アサヒグループ食品は、2016年に複数の会社が統合してできた会社です。それぞれの会社はトップレベルの人気商品を持っていますが、さらに磨きをかけていく必要があります。特に、今の時代、武器を多く持っていることは大きな強みです。コロナ禍によってここまで社会情勢が変わるとはだれも想像できなかったと思います。オンライン授業、オンライン飲み会など新しい需要も多く生まれました。私たちの商品も例外ではなく、人々の生活が劇的に変わることで、今までどおりの需要はなくなってしまいました。たとえば「ミンティア」。ミント系の爽やかさを楽しむ清涼菓子ですが、主に外出時に食べられていました。外出が制限されるコロナ禍では需要が下がってしまったのです。
その一方、「おうち時間」を大切にしようという風潮が強まり、フリーズドライ食品やプロテインなどは、お客様から高い評価をいただきました。このように、単品で勝負し
ていたのでは劇的に変化する市場にはついていくことができません。今の時代は良い商品をたくさん持っている方が強みを発揮します。刀はいくつもあった方がいいのです。1、2本折れても残りの武器で十分戦えるからです。これは統合された会社である我が社ならではの強みです。それぞれの武器を研ぎ澄まし、強みに変えているからこそ言えることでもあります。
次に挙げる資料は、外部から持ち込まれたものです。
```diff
@@ -576,7 +670,6 @@
     AH_HIP(c, hipMemsetAsync(table, 0xFF, table_bytes, c->stream));
     AH_HIP(c, hipMemsetAsync(&c->dscalars[4], 0, 3 * sizeof(uint64_t), c->stream));
     AH_HIP(c, hipMemsetAsync(null_id, 0xFF, sizeof(uint64_t), c->stream));
-    const int64_t prefix = n < ((int64_t)1 << 21) ? n : ((int64_t)1 << 21);
     unsigned grid = ah_stream_grid(c, ah_ceil_div(n, (int64_t)kBlock * kInsertRows));
     bool part_undecided = false;
     auto restore_slot_numbers = [&](int64_t rows) -> int {
@@ -586,6 +679,7 @@
       AH_LAUNCH_CHECK(c);
       return AH_OK;
     };
+    bool resize_now = false;
     {
       int64_t lo = 0;
       for (int64_t hi : {(int64_t)1 << 12, (int64_t)1 << 16, prefix}) {
@@ -596,24 +690,45 @@
                                                    (unsigned*)out_ids, 0u, 0u, distinct, overflow, misses);
         AH_LAUNCH_CHECK(c);
         lo = hi;
-        if (K::kLdsTable && allow_partitioned && c->opt_encode_partition == 1 && !resized && !looked && hi == ((int64_t)1 << 16) && n >= ((int64_t)1 << 22)) {
+        const bool part_look = K::kLdsTable && allow_partitioned && c->opt_encode_partition == 1 && n >= ((int64_t)1 << 22);
+        if ((part_look || size_by_read) && !resized && !looked && hi == look_rows) {
           unsigned long long look[2];
           if ((rc = ah_mailbox_read(c, (const unsigned long long*)&c->dscalars[4], 2, look)) != AH_OK) return rc;
           c->pinned[0] = look[0]; c->pinned[1] = look[1];
-          bool done, attempted;
-          int prc = decide_after_look((double)look[0], (unsigned)look[1] != 0, &part_undecided, &done, &attempted);
-          if (prc != AH_OK || done) return prc;
-          if (attempted && (prc = restore_slot_numbers(hi)) != AH_OK) return prc;
+          if (part_look) {
+            bool done, attempted;
+            int prc = decide_after_look((double)look[0], (unsigned)look[1] != 0, &part_undecided, &done, &attempted);
+            if (prc != AH_OK || done) return prc;
+            if (attempted && !size_by_read && (prc = restore_slot_numbers(hi)) != AH_OK) return prc;
+          }
+          if (size_by_read) {
+            size_by_read = false;
+            looked = true;
+            look_undecided = part_undecided;
+            const bool saturated = (unsigned)look[1] == 0 && look_saturated((double)look[0], (double)look_rows, (double)n);
+            if (saturated) { prefix = look_rows; counted = (int64_t)look[0]; }
+            cap = saturated ? start_capacity(4.5 * (double)look[0], cap_limit) : cap_limit;
+            resize_now = true;
+            break;
+          }
         }
       }
     }
+    if (resize_now) continue;
     if (looked && !resized) part_undecided = look_undecided;
     bool restart = false, small = false, direct = false, compact = false;
     uint64_t d0 = 0;
+    uint64_t dseen = ~(uint64_t)0;
     if (prefix < n && cap < cap_max) {
-      if ((rc = ah_mailbox_read(c, (const unsigned long long*)&c->dscalars[4], 2, (unsigned long long*)c->pinned)) != AH_OK) return rc;
-      d0 = *(volatile uint64_t*)&c->pinned[0];
-      bool ovf = *(volatile unsigned*)&c->pinned[1] != 0;
+      bool ovf = false;
+      if (counted >= 0 && !resized) {
+        d0 = (uint64_t)counted;
+      } else {
+        if ((rc = ah_mailbox_read(c, (const unsigned long long*)&c->dscalars[4], 2, (unsigned long long*)c->pinned)) != AH_OK) return rc;
+        d0 = *(volatile uint64_t*)&c->pinned[0];
+        ovf = *(volatile unsigned*)&c->pinned[1] != 0;
+      }
+      dseen = d0;
       if (part_undecided && !ovf) {
         const double est = estimate_distinct((double)d0, (double)prefix, (double)n);
         if (est <= 8192.0 * 4400.0) {
@@ -635,7 +750,15 @@
       compact = K::kLdsTable && direct && !small && direct_path > 1 && direct_path != 3;
     }
     if (restart) continue;
-    auto rank_slots = [&](int64_t rows) -> int {
+    bool small_built = false;
+    auto rank_slots = [&](int64_t rows, bool build_small = false) -> int {
+      if (sizing && cap <= kRankSmallCap && dseen <= (uint64_t)(kRankSmallMax - 2)) {
+        rank_small_kernel<<<1, kRankSmallBlock, 0, c->stream>>>(table, cap, (unsigned long long*)out_dict, null_id, (long long*)out_first_rows, total,
+                                                                build_small ? skeys : nullptr, sids, (unsigned)kSmallSlots);
+        AH_LAUNCH_CHECK(c);
+        small_built = build_small;
+        return AH_OK;
+      }
       const int64_t nw = ah_ceil_div(rows, 64), nt = rank_tiles(nw);
       AH_HIP(c, hipMemsetAsync(firsts, 0, (size_t)nw * 8, c->stream));
       mark_kernel<<<ah_stream_grid(c, ah_ceil_div((int64_t)cap + 2, kBlock)), kBlock, 0, c->stream>>>(table, cap + 2, firsts);
@@ -652,14 +775,16 @@
     int64_t direct_from = n;
     bool ranked = false;
     if (direct) {
-      if ((rc = rank_slots(prefix)) != AH_OK) return rc;
+      if ((rc = rank_slots(prefix, small)) != AH_OK) return rc;
       AH_HIP(c, hipMemsetAsync(misses, 0, 8, c->stream));
       direct_from = prefix;
       int64_t lo = prefix;
       if constexpr (K::kLdsTable) if (small) {
-        AH_HIP(c, hipMemsetAsync(skeys, 0xFF, (size_t)kSmallSlots * 8, c->stream));
-        small_build_kernel<<<ah_stream_grid(c, ah_ceil_div((int64_t)cap, kBlock)), kBlock, 0, c->stream>>>(table, cap, skeys, sids);
-        AH_LAUNCH_CHECK(c);
+        if (!small_built) {
+          AH_HIP(c, hipMemsetAsync(skeys, 0xFF, (size_t)kSmallSlots * 8, c->stream));
+          small_build_kernel<<<ah_stream_grid(c, ah_ceil_div((int64_t)cap, kBlock)), kBlock, 0, c->stream>>>(table, cap, skeys, sids);
+          AH_LAUNCH_CHECK(c);
+        }
         const int64_t probe_end = n - prefix > ((int64_t)1 << 23) ? prefix + ((int64_t)1 << 22) : n;
         const unsigned sgrid = (unsigned)c->num_cu;
         insert_small_kernel<<<sgrid, kSmallBlock, 0, c->stream>>>(keys.keys, valid, off, prefix, probe_end, encode_nulls,
@@ -705,6 +830,7 @@
         unsigned long long w5[5];
         if ((rc = ah_mailbox_read(c, (const unsigned long long*)&c->dscalars[4], 5, w5)) != AH_OK) return rc;
         c->pinned[0] = w5[4]; c->pinned[1] = w5[1];
+        dseen = w5[0];
       }
       ranked = *(volatile uint64_t*)&c->pinned[0] == 0 && *(volatile unsigned*)&c->pinned[1] == 0;
       *(volatile uint64_t*)c->pinned = *(volatile uint64_t*)&c->pinned[1];
@@ -714,7 +840,12 @@
                                                       (unsigned*)out_ids, 0u, 0u, distinct, overflow, misses);
         AH_LAUNCH_CHECK(c);
       }
-      if ((rc = ah_mailbox_read(c, (const unsigned long long*)overflow, 1, (unsigned long long*)c->pinned)) != AH_OK) return rc;
+      {
+        unsigned long long w2[2];
+        if ((rc = ah_mailbox_read(c, (const unsigned long long*)&c->dscalars[4], 2, w2)) != AH_OK) return rc;
+        dseen = w2[0];
+        c->pinned[0] = w2[1];
+      }
     }
     if (*(volatile unsigned*)c->pinned) {
       if (cap >= cap_max) return ah_fail(c, AH_EINVALID, "hash: table overflow at maximum capacity (internal error)");
```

このような時代ではチャレンジ精神を持ち、明日を切り開いていこうとする意気込みのある人と一緒に働きたいですね。ただ、あまり肩肘張る必要はありません。まじめで前向きであることが一番です。我が社の社員は皆そういう人たちばかりです。食品業界は安定していますがやはりその中でも変化は必要です。ライフスタイルが多様化する時代にあって、我々が提供できることはまだまだたくさんあります。だからこそ進化すること、挑戦することに貪欲で、それを楽しく取り組める人に来てほしいと思います。

■message

「この会社に入ろう」と決めたときに、その先に見える会社の状況がずっと続くことなどほとんどありません。だからこそ今、目の前にあるフィールドでどう活躍するかを考えていける社会人になってほしいです。このコロナの2年間の学生生活をやり抜いた皆さんならきっと大丈夫です。これからも変化は続くんだという思いで就職活動や社会人としての新生活を送ってください。そして今はオンラインで世界中の人とつながることができる、世界が身近になっている時代です。ぜひこの時代を楽しんで、世界へと自分の視野を広げていってください!